@@ -527,4 +529,40 @@
   return CBA_OK;
 }
 
-}
+static int64_t give_hdd_clear_list(const cba_problem* p, int32_t* segments, int64_t capacity_segments, int64_t info[4]) {
+  const int64_t n = (int64_t)p->hddc.segs.size();
+  if (info) {
+    int n_pad = 0, n_fact = 0;
+    padded_dims(p->L.dense_dof, &n_pad, &n_fact);
+    info[0] = n_pad; info[1] = p->L.dense_dof; info[2] = p->hddc.entries; info[3] = p->hddc.selective ? 1 : 0;
+  }
+  if (segments && capacity_segments >= n)
+    for (int64_t i = 0; i < n; ++i) { segments[3 * i] = p->hddc.segs[i].row; segments[3 * i + 1] = p->hddc.segs[i].col; segments[3 * i + 2] = p->hddc.segs[i].len; }
+  return n;
+}
+int64_t cba_debug_hdd_clear_list_query(const cba_config* config, int32_t* segments, int64_t capacity_segments, int64_t info[4]) {
+  CBA_TRY(check_config(config));
+  cba_problem tmp;
+  tmp.cfg = *config;
+  tmp.cams.assign(config->cameras, config->cameras + config->n_cameras);
+  tmp.cfg.cameras = tmp.cams.data();
+  make_layout(tmp.cfg, tmp.L);
+  if (tmp.L.total_dof <= 0) { set_error("empty problem"); return CBA_ERR_ARG; }
+  CBA_TRY(choose_elimination_order(&tmp, config));
+  grid_order_host(&tmp);
+  hdd_clear_list_host(&tmp);
+  return give_hdd_clear_list(&tmp, segments, capacity_segments, info);
+}
+int64_t cba_debug_hdd_clear_list(cba_problem* p, int32_t* segments, int64_t capacity_segments, int64_t info[4]) {
+  if (!p) { set_error("cba_debug_hdd_clear_list: bad argument"); return CBA_ERR_ARG; }
+  const int64_t n = give_hdd_clear_list(p, segments, capacity_segments, info);
+  if (info) info[3] = (p->hddc.selective && !p->hddc.force_full) ? 1 : 0;
+  return n;
+}
+int cba_debug_set_hdd_full_clear(cba_problem* p, int32_t on) {
+  if (!p) { set_error("cba_debug_set_hdd_full_clear: bad argument"); return CBA_ERR_ARG; }
+  p->hddc.force_full = on != 0;
+  return CBA_OK;
+}
+
+}
diff --git a/camera_calibration_amd/csrc/cba_internal.h b/camera_calibration_amd/csrc/cba_internal.h
--- a/camera_calibration_amd/csrc/cba_internal.h
+++ b/camera_calibration_amd/csrc/cba_internal.h
@@ -188,6 +188,9 @@
 int launch_apply_update(const Layout& L, const std::vector<cba_camera>& cams, const DevState& in, const double* x,
                         DevState& out, const int* pose_slot, int* const* gperm, hipStream_t s);
 int launch_update_direction_grid(const double* in, const double* x, int G, double* out, hipStream_t s);
+struct HddPiece { long long off; int len, pad; };
+constexpr int kHddPieceMax = 1024;
+int launch_hdd_segments(double* H, const HddPiece* pieces, int n_pieces, const double* det_scale, hipStream_t s);
 int launch_fit_pass(bool jac, int gw, int gh, const double* grid, const double* tang, int64_t n, const double* gp,
                     const double* dirs, double* cost_vec, double* rec, int* keys, int* status, hipStream_t s);
 int launch_fit_accumulate(int gw, int gh, int64_t n, const double* rec, const int* keys, DevBuf<int>& count, int* start, DevBuf<int>& fill,
diff --git a/camera_calibration_amd/csrc/cba_passes.hip b/camera_calibration_amd/csrc/cba_passes.hip
--- a/camera_calibration_amd/csrc/cba_passes.hip
+++ b/camera_calibration_amd/csrc/cba_passes.hip
@@ -101,7 +101,9 @@
     CBA_TRY(p->sys.B.zero_async(clr));
   else
     CBA_TRY(p->sys.B.zero_async((size_t)(p->sys.Kpad - L.block_dof) * p->sys.n_pad, clr, (size_t)L.block_dof * p->sys.n_pad));
-  CBA_TRY(p->sys.Hdd.zero_async(clr));
+  const bool hdd_list = p->hddc.selective && !p->hddc.force_full;
+  if (hdd_list) CBA_TRY(launch_hdd_segments(p->sys.Hdd, p->hddc.pieces, p->hddc.n_pieces, nullptr, clr));
+  else CBA_TRY(p->sys.Hdd.zero_async(clr));
   CBA_TRY(p->sys.bd.zero_async(clr));
   if (p->gf.S0) CBA_TRY(p->gf.S0.zero_async(clr));
   CBA_HIP(hipEventRecord(p->ev_clear, clr));
@@ -137,7 +139,8 @@
   if (det) {
     CBA_TRY(launch_det_convert(p->sys.Dblk, nb * bs * bs, det, p->stream));
     CBA_TRY(launch_det_convert(p->sys.bblk, nb * bs, det + 1, p->stream));
-    CBA_TRY(launch_det_convert(p->sys.Hdd, (size_t)L.dense_dof * p->sys.n_pad, det, p->stream));
+    if (hdd_list) CBA_TRY(launch_hdd_segments(p->sys.Hdd, p->hddc.pieces, p->hddc.n_pieces, det, p->stream));
+    else CBA_TRY(launch_det_convert(p->sys.Hdd, (size_t)L.dense_dof * p->sys.n_pad, det, p->stream));
     CBA_TRY(launch_det_convert(p->sys.bd, (size_t)p->sys.n_pad, det + 1, p->stream));
     CBA_TRY(launch_det_convert(p->sys.B, (size_t)L.block_dof * p->sys.n_pad, det, p->stream));
     if (p->gf.S0) CBA_TRY(launch_det_convert(p->gf.S0, p->gf.S0.size(), det, p->stream));
diff --git a/camera_calibration_amd/csrc/cba_problem.h b/camera_calibration_amd/csrc/cba_problem.h
--- a/camera_calibration_amd/csrc/cba_problem.h
+++ b/camera_calibration_amd/csrc/cba_problem.h
@@ -2,6 +2,7 @@
 #include <cmath>
 
 #include "cba_internal.h"
+#include "hdd_clear_list.h"
 
 using namespace cba;
 
@@ -57,6 +58,12 @@
   DevBuf<double> gDblk, gbblk, gB;
   DevBuf<double> gsend, grecv; int64_t gblk = 0;
 };
+struct HddClearState {
+  std::vector<HddSeg> segs; int64_t entries = 0;
+  DevBuf<HddPiece> pieces; int n_pieces = 0;
+  bool selective = false;
+  bool force_full = false;
+};
 #pragma GCC visibility pop
 
 struct cba_problem {
@@ -81,9 +88,11 @@
   std::vector<int> pose_slot_host; DevBuf<int> pose_slot;
   Event ev_aux0, ev_aux1, ev_aux2, ev_clear;
   DevBuf<int> gperm[kMaxCameras];
+  std::vector<int> gperm_host[kMaxCameras];
   std::vector<int> dense_perm_host;
   DevBuf<double> red_partials, red8;
   NormalSystem sys;
+  HddClearState hddc;
   double* P = nullptr; DevBuf<double> P_own;
   DevBuf<double> P2;
   int64_t P_cap = 0;
@@ -129,6 +138,9 @@
 int choose_elimination_order(cba_problem* p, const cba_config* config);
 int alloc_pass_buffers(cba_problem* p);
 int alloc_system(cba_problem* p);
+void grid_order_host(cba_problem* p);
+void hdd_clear_list_host(cba_problem* p);
+int upload_hdd_clear_list(cba_problem* p);
 int alloc_reduce_buffer(cba_problem* p, const cba_config* config);
 int alloc_ldlt_workspace(cba_problem* p);
 void order_imagesets(cba_problem* p, int64_t n, const float* xy, const int32_t* point_index, const int32_t* image_index,
diff --git a/camera_calibration_amd/csrc/cba_setup.hip b/camera_calibration_amd/csrc/cba_setup.hip
--- a/camera_calibration_amd/csrc/cba_setup.hip
+++ b/camera_calibration_amd/csrc/cba_setup.hip
@@ -114,11 +114,11 @@
   return CBA_OK;
 }
 
-static int build_grid_order(cba_problem* p) {
+void grid_order_host(cba_problem* p) {
   const Layout& L = p->L;
   p->dense_perm_host.resize(L.dense_dof);
   for (int i = 0; i < L.dense_dof; ++i) p->dense_perm_host[i] = i;
-  if (L.localize_only) return CBA_OK;
+  if (L.localize_only) return;
   for (int c = 0; c < L.n_cameras; ++c) {
     const int gw = p->cams[c].grid_w, gh = p->cams[c].grid_h;
     const int per = unknowns_per_point(p->cams[c].model_type);
@@ -131,11 +131,45 @@
       for (int tx = 0; tx < gw; tx += tile)
         for (int y = ty; y < std::min(gh, ty + tile); ++y)
           for (int x = tx; x < std::min(gw, tx + tile); ++x) perm[x + (size_t)y * gw] = rank++;
-    CBA_TRY(p->gperm[c].assign(perm));
     for (size_t g = 0; g < perm.size(); ++g)
       for (int d = 0; d < per; ++d)
         p->dense_perm_host[L.intr_offset[c] + per * g + d] = L.intr_offset[c] + per * perm[g] + d;
-  }
+    p->gperm_host[c] = std::move(perm);
+  }
+}
+static int build_grid_order(cba_problem* p) {
+  grid_order_host(p);
+  if (p->L.localize_only) return CBA_OK;
+  for (int c = 0; c < p->L.n_cameras; ++c) CBA_TRY(p->gperm[c].assign(p->gperm_host[c]));
+  return CBA_OK;
+}
+
+void hdd_clear_list_host(cba_problem* p) {
+  const Layout& L = p->L;
+  HddWriteSet w;
+  w.cams = p->cams.data(); w.n_cameras = L.n_cameras; w.n_images = L.n_images; w.n_points = L.n_points;
+  w.eliminate_points = L.eliminate_points; w.localize_only = L.localize_only;
+  for (int c = 0; c < L.n_cameras; ++c) w.gperm[c] = p->gperm_host[c].empty() ? nullptr : p->gperm_host[c].data();
+  w.point_rows_in_strips = p->gridfirst && !p->gf_sharded;
+  std::vector<int> col;
+  if (p->gf_sharded) {
+    col.resize(p->sh.shared.ref_col.size());
+    for (size_t k = 0; k < col.size(); ++k) col[k] = p->dense_perm_host[p->sh.shared.ref_col[k]];
+    w.shared = &p->sh.shared; w.shared_col = col.data();
+  }
+  p->hddc.entries = hdd_write_segments(w, &p->hddc.segs);
+  p->hddc.selective = 4 * p->hddc.entries <= (int64_t)L.dense_dof * (L.dense_dof + 1);
+}
+int upload_hdd_clear_list(cba_problem* p) {
+  const int64_t ld = p->sys.n_pad;
+  std::vector<HddPiece> pieces;
+  for (const HddSeg& s : p->hddc.segs) {
+    if (s.row < 0 || s.col < s.row || s.len <= 0 || s.col + s.len > p->L.dense_dof) { set_error("cba_create: bad segment of H_dd"); return CBA_ERR_STATE; }
+    for (int c = 0; c < s.len; c += kHddPieceMax) pieces.push_back(HddPiece{s.row * ld + s.col + c, std::min(kHddPieceMax, s.len - c), 0});
+  }
+  if (pieces.size() > 0x7fffff00u) p->hddc.selective = false;
+  p->hddc.n_pieces = p->hddc.selective ? (int)pieces.size() : 0;
+  if (p->hddc.selective) CBA_TRY(p->hddc.pieces.assign(pieces));
   return CBA_OK;
 }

WORK REQUIRED: Filter the listing for the word "shared" and copy every line that holds it.

SOLUTION:
+    col.resize(p->sh.shared.ref_col.size());
+    for (size_t k = 0; k < col.size(); ++k) col[k] = p->dense_perm_host[p->sh.shared.ref_col[k]];
+    w.shared = &p->sh.shared; w.shared_col = col.data();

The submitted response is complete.